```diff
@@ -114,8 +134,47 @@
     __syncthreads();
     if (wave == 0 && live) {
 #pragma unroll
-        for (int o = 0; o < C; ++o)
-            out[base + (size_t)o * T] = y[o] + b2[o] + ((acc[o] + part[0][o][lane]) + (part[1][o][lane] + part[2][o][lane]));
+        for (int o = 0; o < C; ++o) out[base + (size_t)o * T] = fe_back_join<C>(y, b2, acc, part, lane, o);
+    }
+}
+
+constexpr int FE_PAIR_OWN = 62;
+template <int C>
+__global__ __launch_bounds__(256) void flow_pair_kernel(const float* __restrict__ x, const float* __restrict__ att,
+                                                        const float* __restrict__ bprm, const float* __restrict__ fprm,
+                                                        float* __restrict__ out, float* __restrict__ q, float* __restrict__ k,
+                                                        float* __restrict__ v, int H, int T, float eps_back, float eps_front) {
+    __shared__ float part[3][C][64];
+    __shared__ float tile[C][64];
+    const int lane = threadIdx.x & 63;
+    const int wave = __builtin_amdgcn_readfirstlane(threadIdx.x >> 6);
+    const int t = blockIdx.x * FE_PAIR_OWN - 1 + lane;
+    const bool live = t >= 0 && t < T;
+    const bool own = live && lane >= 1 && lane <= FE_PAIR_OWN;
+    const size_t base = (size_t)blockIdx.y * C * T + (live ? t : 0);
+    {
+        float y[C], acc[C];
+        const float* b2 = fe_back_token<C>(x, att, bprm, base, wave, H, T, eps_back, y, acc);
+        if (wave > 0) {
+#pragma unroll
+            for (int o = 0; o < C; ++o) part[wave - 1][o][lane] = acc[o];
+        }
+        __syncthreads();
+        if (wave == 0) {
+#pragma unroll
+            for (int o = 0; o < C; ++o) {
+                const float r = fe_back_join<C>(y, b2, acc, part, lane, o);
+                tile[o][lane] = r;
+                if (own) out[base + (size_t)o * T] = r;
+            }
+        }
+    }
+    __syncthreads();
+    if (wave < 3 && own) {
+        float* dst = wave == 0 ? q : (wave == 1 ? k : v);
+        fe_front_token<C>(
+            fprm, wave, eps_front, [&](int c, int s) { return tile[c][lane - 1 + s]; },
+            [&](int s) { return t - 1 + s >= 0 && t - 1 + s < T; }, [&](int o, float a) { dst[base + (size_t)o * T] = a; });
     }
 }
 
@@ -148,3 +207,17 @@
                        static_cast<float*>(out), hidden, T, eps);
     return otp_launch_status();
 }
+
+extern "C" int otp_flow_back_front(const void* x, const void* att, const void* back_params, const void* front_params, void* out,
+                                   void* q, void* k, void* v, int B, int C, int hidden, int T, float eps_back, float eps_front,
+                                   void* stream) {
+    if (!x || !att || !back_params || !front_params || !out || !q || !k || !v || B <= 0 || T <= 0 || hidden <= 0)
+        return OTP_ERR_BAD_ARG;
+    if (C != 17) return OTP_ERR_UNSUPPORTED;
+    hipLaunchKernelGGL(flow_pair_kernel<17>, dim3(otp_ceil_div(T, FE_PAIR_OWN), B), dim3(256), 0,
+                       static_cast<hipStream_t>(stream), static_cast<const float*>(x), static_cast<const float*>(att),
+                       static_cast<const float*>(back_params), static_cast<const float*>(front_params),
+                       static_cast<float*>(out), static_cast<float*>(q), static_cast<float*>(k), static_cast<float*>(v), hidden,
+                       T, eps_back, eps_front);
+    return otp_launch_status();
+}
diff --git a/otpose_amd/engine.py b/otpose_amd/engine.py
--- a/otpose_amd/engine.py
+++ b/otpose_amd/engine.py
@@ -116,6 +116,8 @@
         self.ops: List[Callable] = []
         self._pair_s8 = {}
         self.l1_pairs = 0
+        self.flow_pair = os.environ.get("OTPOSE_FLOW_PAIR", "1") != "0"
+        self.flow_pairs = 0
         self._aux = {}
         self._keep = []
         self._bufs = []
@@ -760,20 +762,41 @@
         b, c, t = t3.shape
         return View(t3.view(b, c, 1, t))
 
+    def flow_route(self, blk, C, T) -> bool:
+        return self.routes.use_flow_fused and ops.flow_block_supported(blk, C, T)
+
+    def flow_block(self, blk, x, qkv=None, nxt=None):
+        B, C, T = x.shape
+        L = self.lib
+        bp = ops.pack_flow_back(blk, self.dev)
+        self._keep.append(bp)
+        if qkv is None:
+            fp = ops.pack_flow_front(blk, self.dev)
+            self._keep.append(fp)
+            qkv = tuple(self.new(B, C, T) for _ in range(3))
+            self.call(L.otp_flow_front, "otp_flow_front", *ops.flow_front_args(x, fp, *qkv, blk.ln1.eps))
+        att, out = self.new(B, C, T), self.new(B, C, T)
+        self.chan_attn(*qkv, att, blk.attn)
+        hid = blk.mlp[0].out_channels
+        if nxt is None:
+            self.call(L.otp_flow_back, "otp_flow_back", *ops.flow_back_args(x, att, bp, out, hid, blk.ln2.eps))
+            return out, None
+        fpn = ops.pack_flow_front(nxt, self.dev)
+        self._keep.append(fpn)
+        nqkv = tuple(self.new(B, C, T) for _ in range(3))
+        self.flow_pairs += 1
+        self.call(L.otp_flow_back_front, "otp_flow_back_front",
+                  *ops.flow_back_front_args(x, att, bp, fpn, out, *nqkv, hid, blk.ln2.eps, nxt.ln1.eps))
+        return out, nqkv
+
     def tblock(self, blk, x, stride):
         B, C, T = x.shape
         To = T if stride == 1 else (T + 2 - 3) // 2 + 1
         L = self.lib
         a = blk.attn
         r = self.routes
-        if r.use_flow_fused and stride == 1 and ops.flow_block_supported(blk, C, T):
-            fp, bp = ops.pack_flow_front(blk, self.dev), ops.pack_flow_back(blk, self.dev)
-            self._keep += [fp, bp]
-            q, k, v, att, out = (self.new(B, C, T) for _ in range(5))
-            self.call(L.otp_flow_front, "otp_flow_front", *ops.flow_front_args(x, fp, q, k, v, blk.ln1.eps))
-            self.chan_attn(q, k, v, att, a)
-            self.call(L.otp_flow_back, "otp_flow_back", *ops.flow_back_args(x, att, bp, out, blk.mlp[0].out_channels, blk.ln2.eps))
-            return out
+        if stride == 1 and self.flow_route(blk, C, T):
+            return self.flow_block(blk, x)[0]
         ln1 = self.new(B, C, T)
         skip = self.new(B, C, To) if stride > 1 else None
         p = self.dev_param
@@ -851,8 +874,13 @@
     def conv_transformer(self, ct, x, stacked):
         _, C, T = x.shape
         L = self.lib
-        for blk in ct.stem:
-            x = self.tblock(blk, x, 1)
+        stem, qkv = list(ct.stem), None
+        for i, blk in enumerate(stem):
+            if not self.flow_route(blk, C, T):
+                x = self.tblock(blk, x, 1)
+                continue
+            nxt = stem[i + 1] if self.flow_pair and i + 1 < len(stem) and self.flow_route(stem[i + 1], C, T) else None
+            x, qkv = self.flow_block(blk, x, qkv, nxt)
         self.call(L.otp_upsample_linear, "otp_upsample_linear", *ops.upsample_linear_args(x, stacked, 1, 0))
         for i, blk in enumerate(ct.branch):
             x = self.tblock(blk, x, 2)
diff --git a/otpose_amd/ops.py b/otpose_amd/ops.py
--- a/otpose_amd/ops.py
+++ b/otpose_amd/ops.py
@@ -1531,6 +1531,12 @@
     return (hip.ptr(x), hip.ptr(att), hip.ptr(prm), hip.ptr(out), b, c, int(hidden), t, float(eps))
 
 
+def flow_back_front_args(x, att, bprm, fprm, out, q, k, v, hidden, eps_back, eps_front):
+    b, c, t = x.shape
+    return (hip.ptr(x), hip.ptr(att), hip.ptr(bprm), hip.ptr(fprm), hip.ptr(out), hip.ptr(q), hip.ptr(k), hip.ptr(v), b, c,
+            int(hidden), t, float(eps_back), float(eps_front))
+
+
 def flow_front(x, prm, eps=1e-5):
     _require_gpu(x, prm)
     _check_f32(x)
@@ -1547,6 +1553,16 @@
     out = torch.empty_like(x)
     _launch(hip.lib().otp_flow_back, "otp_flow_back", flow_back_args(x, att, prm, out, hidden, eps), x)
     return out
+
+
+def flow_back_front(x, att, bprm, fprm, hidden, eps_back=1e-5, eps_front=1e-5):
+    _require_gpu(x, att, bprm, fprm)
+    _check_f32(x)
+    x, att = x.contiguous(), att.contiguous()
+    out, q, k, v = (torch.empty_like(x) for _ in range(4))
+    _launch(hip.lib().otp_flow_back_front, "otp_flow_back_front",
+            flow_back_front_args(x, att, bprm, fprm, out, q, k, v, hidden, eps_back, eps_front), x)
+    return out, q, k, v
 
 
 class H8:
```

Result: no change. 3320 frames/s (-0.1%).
* * *
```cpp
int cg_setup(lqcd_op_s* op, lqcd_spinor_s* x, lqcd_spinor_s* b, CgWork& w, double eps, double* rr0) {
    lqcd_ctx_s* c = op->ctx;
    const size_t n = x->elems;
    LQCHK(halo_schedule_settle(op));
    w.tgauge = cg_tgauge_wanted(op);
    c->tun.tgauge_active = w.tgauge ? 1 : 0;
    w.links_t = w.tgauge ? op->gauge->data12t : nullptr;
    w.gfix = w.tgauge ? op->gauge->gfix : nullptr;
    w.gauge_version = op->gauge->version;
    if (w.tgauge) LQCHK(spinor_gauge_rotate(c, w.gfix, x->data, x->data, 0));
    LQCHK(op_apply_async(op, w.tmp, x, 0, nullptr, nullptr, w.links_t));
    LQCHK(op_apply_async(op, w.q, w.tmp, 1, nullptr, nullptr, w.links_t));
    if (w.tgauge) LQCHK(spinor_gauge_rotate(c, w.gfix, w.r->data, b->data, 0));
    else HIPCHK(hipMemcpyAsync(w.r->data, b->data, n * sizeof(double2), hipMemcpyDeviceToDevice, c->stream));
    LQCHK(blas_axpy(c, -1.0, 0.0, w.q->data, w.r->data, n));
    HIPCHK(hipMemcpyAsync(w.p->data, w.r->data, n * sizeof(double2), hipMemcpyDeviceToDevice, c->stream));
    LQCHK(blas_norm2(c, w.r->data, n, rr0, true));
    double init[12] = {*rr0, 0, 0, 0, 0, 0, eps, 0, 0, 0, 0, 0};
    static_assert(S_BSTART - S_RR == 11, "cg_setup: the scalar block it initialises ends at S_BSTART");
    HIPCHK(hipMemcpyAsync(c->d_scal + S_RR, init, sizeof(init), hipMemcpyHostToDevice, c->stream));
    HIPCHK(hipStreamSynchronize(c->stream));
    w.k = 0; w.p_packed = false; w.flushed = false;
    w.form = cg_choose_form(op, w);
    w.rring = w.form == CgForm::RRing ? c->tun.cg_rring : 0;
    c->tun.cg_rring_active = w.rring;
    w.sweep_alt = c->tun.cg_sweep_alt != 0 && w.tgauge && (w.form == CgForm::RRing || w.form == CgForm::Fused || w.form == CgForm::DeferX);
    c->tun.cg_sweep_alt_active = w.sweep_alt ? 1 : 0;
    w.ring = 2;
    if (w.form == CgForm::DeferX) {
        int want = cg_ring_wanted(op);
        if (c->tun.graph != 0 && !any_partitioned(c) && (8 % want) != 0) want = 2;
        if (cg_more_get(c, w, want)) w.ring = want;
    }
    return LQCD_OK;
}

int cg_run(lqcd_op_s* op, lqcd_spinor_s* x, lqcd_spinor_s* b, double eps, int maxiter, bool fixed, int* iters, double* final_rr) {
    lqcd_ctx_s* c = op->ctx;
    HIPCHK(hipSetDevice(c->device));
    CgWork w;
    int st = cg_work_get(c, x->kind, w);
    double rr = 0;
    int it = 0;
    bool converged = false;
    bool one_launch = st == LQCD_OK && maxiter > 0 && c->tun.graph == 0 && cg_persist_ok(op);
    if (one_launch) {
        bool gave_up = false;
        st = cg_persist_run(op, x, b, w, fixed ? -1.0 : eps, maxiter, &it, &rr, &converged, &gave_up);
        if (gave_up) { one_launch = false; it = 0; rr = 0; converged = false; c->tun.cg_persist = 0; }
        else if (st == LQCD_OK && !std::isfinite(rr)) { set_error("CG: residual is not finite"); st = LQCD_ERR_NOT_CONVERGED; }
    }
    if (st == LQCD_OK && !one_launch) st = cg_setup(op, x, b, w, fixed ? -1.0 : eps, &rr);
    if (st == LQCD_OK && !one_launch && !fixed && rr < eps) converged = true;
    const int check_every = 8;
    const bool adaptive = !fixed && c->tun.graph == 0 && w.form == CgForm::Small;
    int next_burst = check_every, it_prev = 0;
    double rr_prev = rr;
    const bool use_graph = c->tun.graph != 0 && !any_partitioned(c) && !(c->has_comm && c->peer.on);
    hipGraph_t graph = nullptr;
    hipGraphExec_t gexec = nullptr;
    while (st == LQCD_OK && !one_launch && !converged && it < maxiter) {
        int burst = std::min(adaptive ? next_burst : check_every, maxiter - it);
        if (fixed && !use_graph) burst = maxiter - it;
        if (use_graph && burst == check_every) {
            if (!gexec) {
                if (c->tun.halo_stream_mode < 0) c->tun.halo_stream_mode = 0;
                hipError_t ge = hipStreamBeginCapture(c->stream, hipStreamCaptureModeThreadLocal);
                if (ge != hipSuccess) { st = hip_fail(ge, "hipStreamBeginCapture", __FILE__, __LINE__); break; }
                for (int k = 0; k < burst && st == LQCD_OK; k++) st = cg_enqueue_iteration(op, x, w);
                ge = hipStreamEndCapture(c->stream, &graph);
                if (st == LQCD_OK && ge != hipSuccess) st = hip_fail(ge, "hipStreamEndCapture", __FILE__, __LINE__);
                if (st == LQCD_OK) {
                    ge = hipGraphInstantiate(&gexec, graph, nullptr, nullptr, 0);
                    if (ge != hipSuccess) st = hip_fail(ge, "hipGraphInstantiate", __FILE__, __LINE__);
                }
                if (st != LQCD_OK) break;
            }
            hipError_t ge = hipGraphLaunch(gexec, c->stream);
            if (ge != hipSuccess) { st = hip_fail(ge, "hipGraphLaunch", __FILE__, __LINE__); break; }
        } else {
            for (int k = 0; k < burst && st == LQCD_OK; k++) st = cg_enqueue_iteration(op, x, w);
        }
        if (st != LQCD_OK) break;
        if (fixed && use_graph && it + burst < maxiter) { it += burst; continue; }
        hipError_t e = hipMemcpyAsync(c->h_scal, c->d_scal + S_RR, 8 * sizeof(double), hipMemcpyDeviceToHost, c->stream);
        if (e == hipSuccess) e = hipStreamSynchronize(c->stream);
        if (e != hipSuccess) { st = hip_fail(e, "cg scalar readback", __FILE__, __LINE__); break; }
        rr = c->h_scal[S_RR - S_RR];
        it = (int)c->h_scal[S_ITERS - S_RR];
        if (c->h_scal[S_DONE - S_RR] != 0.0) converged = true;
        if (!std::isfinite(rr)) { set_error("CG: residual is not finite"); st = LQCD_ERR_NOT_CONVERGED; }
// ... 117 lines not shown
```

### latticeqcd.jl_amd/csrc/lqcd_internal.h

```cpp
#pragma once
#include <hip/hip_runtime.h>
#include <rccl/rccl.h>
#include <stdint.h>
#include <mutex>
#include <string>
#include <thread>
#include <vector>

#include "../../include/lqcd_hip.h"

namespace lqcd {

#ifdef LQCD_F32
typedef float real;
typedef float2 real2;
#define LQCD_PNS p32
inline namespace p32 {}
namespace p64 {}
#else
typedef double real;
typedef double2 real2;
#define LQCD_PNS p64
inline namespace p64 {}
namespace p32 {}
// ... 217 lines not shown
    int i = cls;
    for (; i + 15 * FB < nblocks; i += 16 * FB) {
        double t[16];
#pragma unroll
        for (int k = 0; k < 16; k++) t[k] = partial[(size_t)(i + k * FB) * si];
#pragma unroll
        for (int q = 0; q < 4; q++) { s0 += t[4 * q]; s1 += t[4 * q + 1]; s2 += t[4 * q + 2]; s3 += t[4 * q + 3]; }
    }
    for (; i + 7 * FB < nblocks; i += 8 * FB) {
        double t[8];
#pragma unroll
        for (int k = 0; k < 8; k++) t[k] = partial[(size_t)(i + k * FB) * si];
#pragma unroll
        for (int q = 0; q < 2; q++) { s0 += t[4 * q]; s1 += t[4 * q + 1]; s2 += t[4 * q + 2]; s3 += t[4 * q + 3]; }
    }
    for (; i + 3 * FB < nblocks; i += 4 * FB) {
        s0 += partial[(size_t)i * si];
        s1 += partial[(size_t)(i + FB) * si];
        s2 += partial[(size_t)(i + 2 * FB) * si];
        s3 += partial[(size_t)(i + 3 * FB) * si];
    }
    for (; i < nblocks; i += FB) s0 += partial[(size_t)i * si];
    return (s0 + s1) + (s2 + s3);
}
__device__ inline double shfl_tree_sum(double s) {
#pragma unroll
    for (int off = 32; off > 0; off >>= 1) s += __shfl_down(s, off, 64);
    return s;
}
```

Exercise goal: From the records, copy every line that has the string "DeferX" in it.

Exercise response:
    w.sweep_alt = c->tun.cg_sweep_alt != 0 && w.tgauge && (w.form == CgForm::RRing || w.form == CgForm::Fused || w.form == CgForm::DeferX);
    if (w.form == CgForm::DeferX) {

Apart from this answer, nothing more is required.